# What is the symmetry group of this compound of two polytopes?

The geometric shape in question is a compound of two polytopes: an 11-hypercube with edge length $$2$$ and an 11-simplex with edge length $$\sqrt6$$ whose vertices are a subset of the hypercube’s. What is the structure of this shape’s symmetry group?

Edit: proof that it’s possible: https://www.math.uchicago.edu/~may/VIGRE/VIGRE2011/REUPapers/Markov.pdf

And explicit coordinates:

(–1,–1,–1,–1,–1,–1,–1,–1,–1,–1,–1) (1,–1,1,–1,–1,–1,1,1,1,–1,1) (1,1,–1,1,–1,–1,–1,1,1,1,–1) (–1,1,1,–1,1,–1,–1,–1,1,1,1) (1,–1,1,1,–1,1,–1,–1,–1,1,1) (1,1,–1,1,1,–1,1,–1,–1,–1,1) (1,1,1,–1,1,1,–1,1,–1,–1,–1) (–1,1,1,1,–1,1,1,–1,1,–1,–1) (–1,–1,1,1,1,–1,1,1,–1,1,–1) (–1,–1,–1,1,1,1,–1,1,1,–1,1) (1,–1,–1,–1,1,1,1,–1,1,1,–1) (–1,1,–1,–1,–1,1,1,1,–1,1,1)

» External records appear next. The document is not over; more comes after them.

# audexdev/Lossless-Audio-Codec

Hardware: AMD Instinct MI355X
Metric: encode Msamples/s at 1/2/4/8 MI355X; byte-identical .lac vs CPU ref (higher is better)
Workload: dtype int64

## Files before the change

lossless-audio-codec_amd/csrc/k_front.hip:

```cpp
#include <hip/hip_runtime.h>

#include "kernels_internal.h"
#include "x87.h"

namespace lacx {

__device__ __forceinline__ uint64_t zz64(int64_t v) {
    return v >= 0 ? ((uint64_t)v << 1) : ((((uint64_t)(-(v + 1))) << 1) | 1u);
}

__device__ __forceinline__ uint64_t approx_rice_bits(uint64_t sum, uint64_t count) {
    if (count == 0) return 0;
    const uint64_t mean = (sum + (count >> 1)) / count;
    uint32_t k = mean <= 1u ? 0u : 64u - (uint32_t)__clzll((long long)(mean - 1u));
    k = k > 31u ? 31u : k;
    return (sum >> k) + count * (uint64_t)(k + 1u);
}

constexpr int kIngestTile = 4096;
static_assert(kIngestThreads == kProbe, "one probe sample per thread");

__device__ __forceinline__ bool slot_channel_used(const AnalyzeParams& prm, int ch) {
    if (prm.channels == 1) return ch == 0;
    if (prm.stereo_mode == 0) return ch < 2;
    if (prm.stereo_mode == 1) return ch >= 2;
    return true;
}

__device__ __forceinline__ void reduce13(const int64_t* acc, unsigned long long* s_ac, int64_t* out, int tid) {
    if (tid < 13) s_ac[tid] = 0;
    __syncthreads();
#pragma unroll
    for (int k = 0; k < 13; ++k) {
        const uint64_t t = wave_sum_u64((uint64_t)acc[k]);
        if ((tid & 63) == 0) atomicAdd(&s_ac[k], (unsigned long long)t);
    }
    __syncthreads();
    if (tid < 13) out[tid] = (int64_t)s_ac[tid];
    __syncthreads();
}

__device__ __forceinline__ void stereo_block(const AnalyzeParams& prm, uint32_t blk, uint32_t nb, bool live, int tid,
                                             const unsigned long long* __restrict__ sums, const uint32_t* __restrict__ badidx,
                                             BlockPlan* __restrict__ bplans, uint32_t* __restrict__ need_probe,
                                             uint32_t* __restrict__ need_full);

__device__ __forceinline__ void ingest_done(uint32_t* __restrict__ front_ctr, unsigned int* s_last, const AnalyzeParams& prm,
                                            uint32_t blk, uint32_t nb, const unsigned long long* __restrict__ sums,
                                            const uint32_t* __restrict__ badidx, BlockPlan* __restrict__ bplans,
                                            uint32_t* __restrict__ need_probe, uint32_t* __restrict__ need_full) {
    if (!front_ctr) return;
    const int tid = threadIdx.x;
    if (tid == 0) {
        asm volatile("s_waitcnt vmcnt(0)" ::: "memory");
        *s_last = atomicAdd(&front_ctr[(size_t)blk * 2], 1u) == 3u ? 1u : 0u;
    }
    __syncthreads();
    if (*s_last == 0u || tid >= 64) return;
    if (tid == 0) front_ctr[(size_t)blk * 2] = 0u;
    stereo_block(prm, blk, nb, tid < 16, tid, sums, badidx, bplans, need_probe, need_full);
}

__global__ __launch_bounds__(kIngestThreads, 5) void k_ingest(BatchRef br, unsigned long long* __restrict__ sums,
                                                           uint32_t* __restrict__ badidx,
                                                           int64_t* __restrict__ acorr, uint32_t* __restrict__ front_ctr,
                                                           BlockPlan* __restrict__ bplans, uint32_t* __restrict__ need_probe,
                                                           uint32_t* __restrict__ need_full) {
    __shared__ int4 s_plane[4][kIngestThreads + 1];
    __shared__ __align__(16) int32_t s_win[3][12 + kProbe];
    __shared__ unsigned long long s_ac[13];
    __shared__ unsigned long long s_sum[3];
    __shared__ unsigned int s_bad;
    uint32_t blk, chsel;
    xcd_slot(blockIdx.x, 4u, gridDim.x >> 2, blk, chsel);
    const StreamDesc sd = stream_of_block_uniform(br, blk);
    const AnalyzeParams prm = sd.prm;
    const int32_t* __restrict__ L = sd.left;
    const int32_t* __restrict__ R = sd.right;
    const uint32_t lblk = blk - sd.first_block;
    const int ch = (int)chsel;
    const bool used = slot_channel_used(prm, ch);
    const bool container_bounds = prm.layout == PCM_INTERLEAVED_I16 || (prm.layout == PCM_INTERLEAVED_I24 && prm.bit_depth == 24);
    const bool validate = ch < 2 && ch < prm.channels && prm.bit_depth != 0 && !container_bounds;
    const uint32_t nb = block_frames(prm, lblk);
    if (!used && !validate) {
        if (ch < 2 && threadIdx.x == 0) agent_store(&badidx[blk * 2 + ch], 0xFFFFFFFFu);
        ingest_done(front_ctr, &s_bad, prm, blk, nb, sums, badidx, bplans, need_probe, need_full);
        return;
    }
    const int tid = threadIdx.x, lane = tid & 63;
    const int64_t bstart = (int64_t)lblk * kMaxBlock;
    const SlotSrc src = slot_src(prm, L, R, ch);
    const bool est = prm.channels == 2 && prm.stereo_mode == 2;
    const int32_t lo = prm.bit_depth == 16 ? -32768 : -0x800000;
    const int32_t hi = prm.bit_depth == 16 ? 32767 : 0x7FFFFF;
    if (tid < 3) s_sum[tid] = 0;
    if (tid == 0) s_bad = 0xFFFFFFFFu;
    if (tid < 4) s_plane[tid][0] = make_int4(0, 0, 0, 0);
    __syncthreads();

    constexpr int kPerThread = kIngestTile / kIngestThreads;
    static_assert(kPerThread == 16, "four 4-sample groups per thread and tile");
    int64_t acc[13];
#pragma unroll
    for (int k = 0; k < 13; ++k) acc[k] = 0;
    uint64_t sraw = 0, sdif = 0, sant = 0;
    uint32_t bad = 0xFFFFFFFFu;
    for (uint32_t base = 0; base < nb; base += kIngestTile) {
        const uint32_t first = base + 16u * (uint32_t)tid;
        const int rem = (int)nb - (int)first;
        const int cnt = rem < 0 ? 0 : (rem > 16 ? 16 : rem);
        int32_t w[28];
        load_chunk<16>(src, bstart + first, cnt, bstart + (int64_t)nb - 1, w + 12);
#pragma unroll
        for (int i = 0; i < 16; ++i) {
            if (i >= cnt) w[12 + i] = 0;
            else if (validate && (w[12 + i] < lo || w[12 + i] > hi)) bad = bad < first + (uint32_t)i ? bad : first + (uint32_t)i;
        }
#pragma unroll
        for (int c = 0; c < 4; ++c)
            s_plane[c][tid + 1] = make_int4(w[12 + 4 * c], w[13 + 4 * c], w[14 + 4 * c], w[15 + 4 * c]);
        __syncthreads();
        int4 carry = make_int4(0, 0, 0, 0);
        if (tid >= 1 && tid <= 3) carry = s_plane[tid][kIngestThreads];
#pragma unroll
        for (int c = 1; c < 4; ++c) {
            const int4 h = s_plane[c][tid];
            w[4 * (c - 1)] = h.x;
            w[4 * (c - 1) + 1] = h.y;
            w[4 * (c - 1) + 2] = h.z;
            w[4 * (c - 1) + 3] = h.w;
        }
        if (used) {
#pragma unroll
            for (int i = 0; i < 16; ++i) {
#pragma unroll
                for (int k = 0; k < 13; ++k) acc[k] += (int64_t)w[12 + i] * (int64_t)w[12 + i - k];
            }
            if (est) {
                auto zz32 = [](int32_t v) { return ((uint32_t)v << 1) ^ (uint32_t)(v >> 31); };
                uint32_t traw = 0, tdif = 0, tant = 0;
#pragma unroll
                for (int i = 0; i < 16; ++i) {
                    if (i < cnt) {
                        const int32_t x0 = w[12 + i], prev = w[11 + i];
                        const uint32_t raw = zz32(x0);
                        const bool head = (first + (uint32_t)i) == 0u;
                        traw += raw;
                        tdif += head ? raw : zz32((int32_t)((uint32_t)x0 - (uint32_t)prev));
                        tant += head ? raw : zz32((int32_t)((uint32_t)x0 + (uint32_t)prev));
                    }
                }
                sraw += traw;
                sdif += tdif;
                sant += tant;
            }
        }
        __syncthreads();
        if (tid >= 1 && tid <= 3) s_plane[tid][0] = carry;
    }
    if (used) reduce13(acc, s_ac, acorr + ((size_t)blk * kSlotsPerBlock + ch) * 13, tid);

    if (est && nb > (uint32_t)kFullCompareLimit) {
        if (tid < 36) s_win[tid / 12][tid % 12] = 0;
        for (int w = 1; w <= 3; ++w) {
            const SlotGeom g = slot_geom(prm, lblk, w * 4 + ch);
            s_win[w - 1][12 + tid] = slot_fetch(src, g.start + tid);
        }
        __syncthreads();
        const int wv = tid >> 6;
        if (wv < 3) {
            int32_t v[16];
#pragma unroll
            for (int c = 0; c < 4; ++c) {
                const int4 q = *reinterpret_cast<const int4*>(&s_win[wv][4 * lane + 4 * c]);
                v[4 * c] = q.x;
                v[4 * c + 1] = q.y;
                v[4 * c + 2] = q.z;
                v[4 * c + 3] = q.w;
            }
            int64_t* out = acorr + ((size_t)blk * kSlotsPerBlock + (wv + 1) * 4 + ch) * 13;
#pragma unroll
            for (int k = 0; k < 13; ++k) {
                int64_t a = 0;
#pragma unroll
                for (int i = 0; i < 4; ++i) a += (int64_t)v[12 + i] * (int64_t)v[12 + i - k];
                const uint64_t t = wave_sum_u64((uint64_t)a);
                if (lane == 0) out[k] = (int64_t)t;
            }
        }
    }

    if (est) {
        const uint64_t t0 = wave_sum_u64(sraw), t1 = wave_sum_u64(sdif), t2 = wave_sum_u64(sant);
        if (lane == 0) {
            atomicAdd(&s_sum[0], (unsigned long long)t0);
            atomicAdd(&s_sum[1], (unsigned long long)t1);
            atomicAdd(&s_sum[2], (unsigned long long)t2);
        }
    }
    if (bad != 0xFFFFFFFFu) atomicMin(&s_bad, bad);
    __syncthreads();
    if (tid == 0) {
        if (est) {
            agent_store(&sums[(size_t)blk * 12 + ch], s_sum[0]);
            agent_store(&sums[(size_t)blk * 12 + 4 + ch], s_sum[1]);
            agent_store(&sums[(size_t)blk * 12 + 8 + ch], s_sum[2]);
        }
        if (validate || ch < 2) agent_store(&badidx[blk * 2 + ch], s_bad);
    }
    __syncthreads();
    ingest_done(front_ctr, &s_bad, prm, blk, nb, sums, badidx, bplans, need_probe, need_full);
}
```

• There is no such simplex. Feb 3, 2021 at 1:27
• Are you sure about that? Feb 3, 2021 at 2:19
• Wouldn't that hypercube have edges of length $2$, not $1$? Feb 3, 2021 at 2:39
• Oops, you’re right. Feb 3, 2021 at 2:53
• In fact, a regular simplex of dimension $n$ can be inscribed in a hypercube of dimension $n$ if and only if $n+1$ is the order of a Hadamard matrix. If we also want every automorphism of the simplex to extend to an automorphism of the hypercube, then the $n=2^m-1$ result is correct. Feb 3, 2021 at 13:55

The automorphism group of this configuration $$C'$$ is the Mathieu group $$M_{11}$$.

Firstly, we construct a larger configuration $$C$$ consisting of a 12-dimensional orthoplex inscribed in a 12-dimensional hypercube.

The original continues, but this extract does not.